Stock Android Isn't Perfect: These Are The Things I Can't Stand About Jelly Bean - mtgx
http://www.androidpolice.com/2012/09/18/ux-things-i-hate-about-android/

======
DeepDuh
As an iPhone user at first I thought "yeah, I'm sure I could come up with a
similar list, some stuff does bother me as well there". But then I read about
those rather mind boggling issues. 'Voice'? Inconsistant UI windows with the
same function _in the same app_? Disappearing status bar? Broken rotation
animations?

Who the hell is doing QA at Google?

And that thing about the back button - it seems to me like the interface
guideline designer had a good intention that was shown to be not feasible
(imagine MS Windows gave application developers control over the behavior of
the start menu button (oh yes, I will miss you, love)). Why haven't they
changed it to something more reasonable by now?

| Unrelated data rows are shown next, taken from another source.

@@ -153,20 +160,25 @@
     y = y * (1.5 - 0.5 * d * y * y);
     return y;
 }
-template <int NV>
-__device__ inline bool chol3(double (*H)[NV]) {
+__device__ inline float rsqrt_d(float d) {
+    float y = __builtin_amdgcn_rsqf(d);
+    y = y * (1.5f - 0.5f * d * y * y);
+    return y;
+}
+template <int NV, typename F>
+__device__ inline bool chol3(F (*H)[NV]) {
     bool ok = true;
 #pragma unroll
     for (int j = 0; j < NV; ++j) {
-        double d = H[j][j];
+        F d = H[j][j];
 #pragma unroll
         for (int k = 0; k < NV; ++k) if (k < j) d -= H[j][k] * H[j][k];
-        if (!(d > 0.0)) { ok = false; d = 1.0; }
-        const double il = rsqrt_d(d);
+        if (!(d > F(0))) { ok = false; d = F(1); }
+        const F il = rsqrt_d(d);
         H[j][j] = il;
 #pragma unroll
         for (int i = 0; i < NV; ++i) if (i > j) {
-            double v = H[i][j];
+            F v = H[i][j];
 #pragma unroll
             for (int k = 0; k < NV; ++k) if (k < j) v -= H[i][k] * H[j][k];
             H[i][j] = v * il;
@@ -174,11 +186,11 @@
     }
     return ok;
 }
-template <int NV>
-__device__ inline void chol3_solve(const double (*H)[NV], double* b) {
+template <int NV, typename F>
+__device__ inline void chol3_solve(const F (*H)[NV], F* b) {
 #pragma unroll
     for (int i = 0; i < NV; ++i) {
-        double v = b[i];
+        F v = b[i];
 #pragma unroll
         for (int k = 0; k < NV; ++k) if (k < i) v -= H[i][k] * b[k];
         b[i] = v * H[i][i];
@@ -186,10 +198,221 @@
 #pragma unroll
     for (int ii = 0; ii < NV; ++ii) {
         const int i = NV - 1 - ii;
-        double v = b[i];
+        F v = b[i];
 #pragma unroll
         for (int k = 0; k < NV; ++k) if (k > i) v -= H[k][i] * b[k];
         b[i] = v * H[i][i];
+    }
+}
+
+template <typename R, int M_>
+struct QuadProgram {
+    static constexpr int NV = M_ + 1, D = M_ + 2;
+    R G[D][NV], h[D], Pd[NV], qv[NV], resx0, resz0, ideg;
+    template <typename S> __device__ inline void from(const QuadProgram<S, M_>& o) {
+#pragma unroll
+        for (int a = 0; a < D; ++a) {
+            h[a] = (R)o.h[a];
+#pragma unroll
+            for (int i = 0; i < NV; ++i) G[a][i] = (R)o.G[a][i];
+        }
+#pragma unroll
+        for (int i = 0; i < NV; ++i) { Pd[i] = (R)o.Pd[i]; qv[i] = (R)o.qv[i]; }
+        resx0 = (R)o.resx0; resz0 = (R)o.resz0; ideg = (R)o.ideg;
+    }
+};
+
+#ifndef BCBF_SOCP_HANDOVER
+#define BCBF_SOCP_HANDOVER 1e-2f
+#endif
+#ifndef BCBF_SOCP_A_CAP
+#define BCBF_SOCP_A_CAP 12
+#endif
+#ifndef BCBF_SOCP_A_FACTOR
+#define BCBF_SOCP_A_FACTOR double
+#endif
+constexpr int QUAD_A_HANDOVER = -1, QUAD_A_FAILED = -2;
+
+template <typename R, typename F, int M_, bool PHASE_A>
+__device__ inline int quad_iterate(const QuadProgram<R, M_>& p, ConeLane<R, M_ + 2>& cone, R (&x)[M_ + 1], const bool active,
+                                   int& it, const int it_end) {
+    constexpr int NV = M_ + 1, D = M_ + 2;
+    const bool act = active;
+    R xbest[NV], best = R(1e30);
+#pragma unroll
+    for (int i = 0; i < NV; ++i) xbest[i] = x[i];
+    int stall = 0, st_code = BCBF_SOCP_MAXITER;
+    F H[NV][NV];
+    for (; it <= it_end; ++it) {
+        const R ib2 = qdv(R(1), cone.beta2);
+        R gz[NV], rz[D], rzt[D];
+#pragma unroll
+        for (int i = 0; i < NV; ++i) {
+            R t = 0;
+#pragma unroll
+            for (int a = 0; a < D; ++a) t += p.G[a][i] * cone.z[a];
+            gz[i] = quad_sum(active ? t : R(0));
+        }
+        R f0 = 0, resx = 0, rz2 = 0, gp = 0;
+        R rx[NV];
+#pragma unroll
+        for (int i = 0; i < NV; ++i) {
+            const R px = p.Pd[i] * x[i];
+            f0 += x[i] * (R(0.5) * px + p.qv[i]);
+            rx[i] = px + p.qv[i] + gz[i];
+            resx += rx[i] * rx[i];
+        }
+#pragma unroll
+        for (int a = 0; a < D; ++a) {
+            R v = cone.s[a] - p.h[a];
+#pragma unroll
+            for (int i = 0; i < NV; ++i) v += p.G[a][i] * x[i];
+            rz[a] = v;
+            rz2 += v * v;
+            gp += cone.lam[a] * cone.lam[a];
+        }
+        cone.minv(rz, rzt, ib2);
+        R lrz = 0;
+#pragma unroll
+        for (int a = 0; a < D; ++a) lrz += cone.lam[a] * rzt[a];
+        resx = qsq(resx);
+        const R resz = qsq(quad_sum(active ? rz2 : R(0)));
+        const R gap = quad_sum(active ? gp : R(0));
+        lrz = quad_sum(active ? lrz : R(0));
+        const R pcost = f0, dcost = f0 + lrz - gap;
+        R relgap = R(1e30);
+        if (pcost < R(0)) relgap = qdv(gap, -pcost);
+        else if (dcost > R(0)) relgap = qdv(gap, dcost);
+        const R pres = qdv(resz, p.resz0), dres = qdv(resx, p.resx0);
+        R xmax = 0;
+#pragma unroll
+        for (int i = 0; i < NV; ++i) xmax = fmax(xmax, fabs(x[i]));
+        if constexpr (PHASE_A) {
+            if (!(gap + resx + resz < R(1e30)) || !(xmax < R(1e12)) || !(gap > R(0))) return QUAD_A_FAILED;
+        } else {
+            if (pres <= QTol<R>::feas() && dres <= QTol<R>::feas() && (gap <= QTol<R>::gap() || relgap <= QTol<R>::gap())) {
+                st_code = BCBF_SOCP_OPTIMAL;
+                break;
+            }
+        }
+        {
+            const R merit = fmax(fmax(pres, dres), fmin(gap, relgap));
+            stall = merit < R(0.9) * best ? 0 : stall + 1;
+            if (merit < best) {
+                best = merit;
+#pragma unroll
+                for (int i = 0; i < NV; ++i) xbest[i] = x[i];
+            }
+            if constexpr (PHASE_A) {
+                if (merit < R(BCBF_SOCP_HANDOVER) || stall >= 3) return QUAD_A_HANDOVER;
+            } else {
+                if (stall >= 3 && best <= QTol<R>::accept()) break;
+            }
+        }
+        {
+            R hz = 0, gzn = 0;
+#pragma unroll
+            for (int a = 0; a < D; ++a) hz += p.h[a] * cone.z[a];
+            hz = quad_sum(active ? hz : R(0));
+#pragma unroll
+            for (int i = 0; i < NV; ++i) gzn += gz[i] * gz[i];
+            if constexpr (PHASE_A) {
+                if (hz < R(0) && qsq(gzn) <= R(BCBF_SOCP_HANDOVER) * p.resx0 * (-hz)) return QUAD_A_HANDOVER;
+            } else {
+                if (hz < R(0) && qsq(gzn) <= QTol<R>::infeas() * p.resx0 * (-hz)) { st_code = BCBF_SOCP_DIVERGED; break; }
+            }
+        }
+        if constexpr (!PHASE_A)
+            if (!(gap + resx + resz < R(1e30)) || !(xmax < R(1e12))) { st_code = BCBF_SOCP_DIVERGED; break; }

From an implementation
standpoint they could just use the back button for in-app purposes only (like
the software back button in iOS) and take away its application switcher
capabilities. Isn't there a shortcut to recent apps like in iOS?

------
woutervegter
I agree the major issue of Android is its inconsistency in navigation and
multiple minor presentation flaws. Another thing that bothers me is how
different apps from Google itself regurarly overlap eachother in functionality
and define adhoc-ui guidelines.

Needless to say the functional aspects of the Android OS are quite impressive.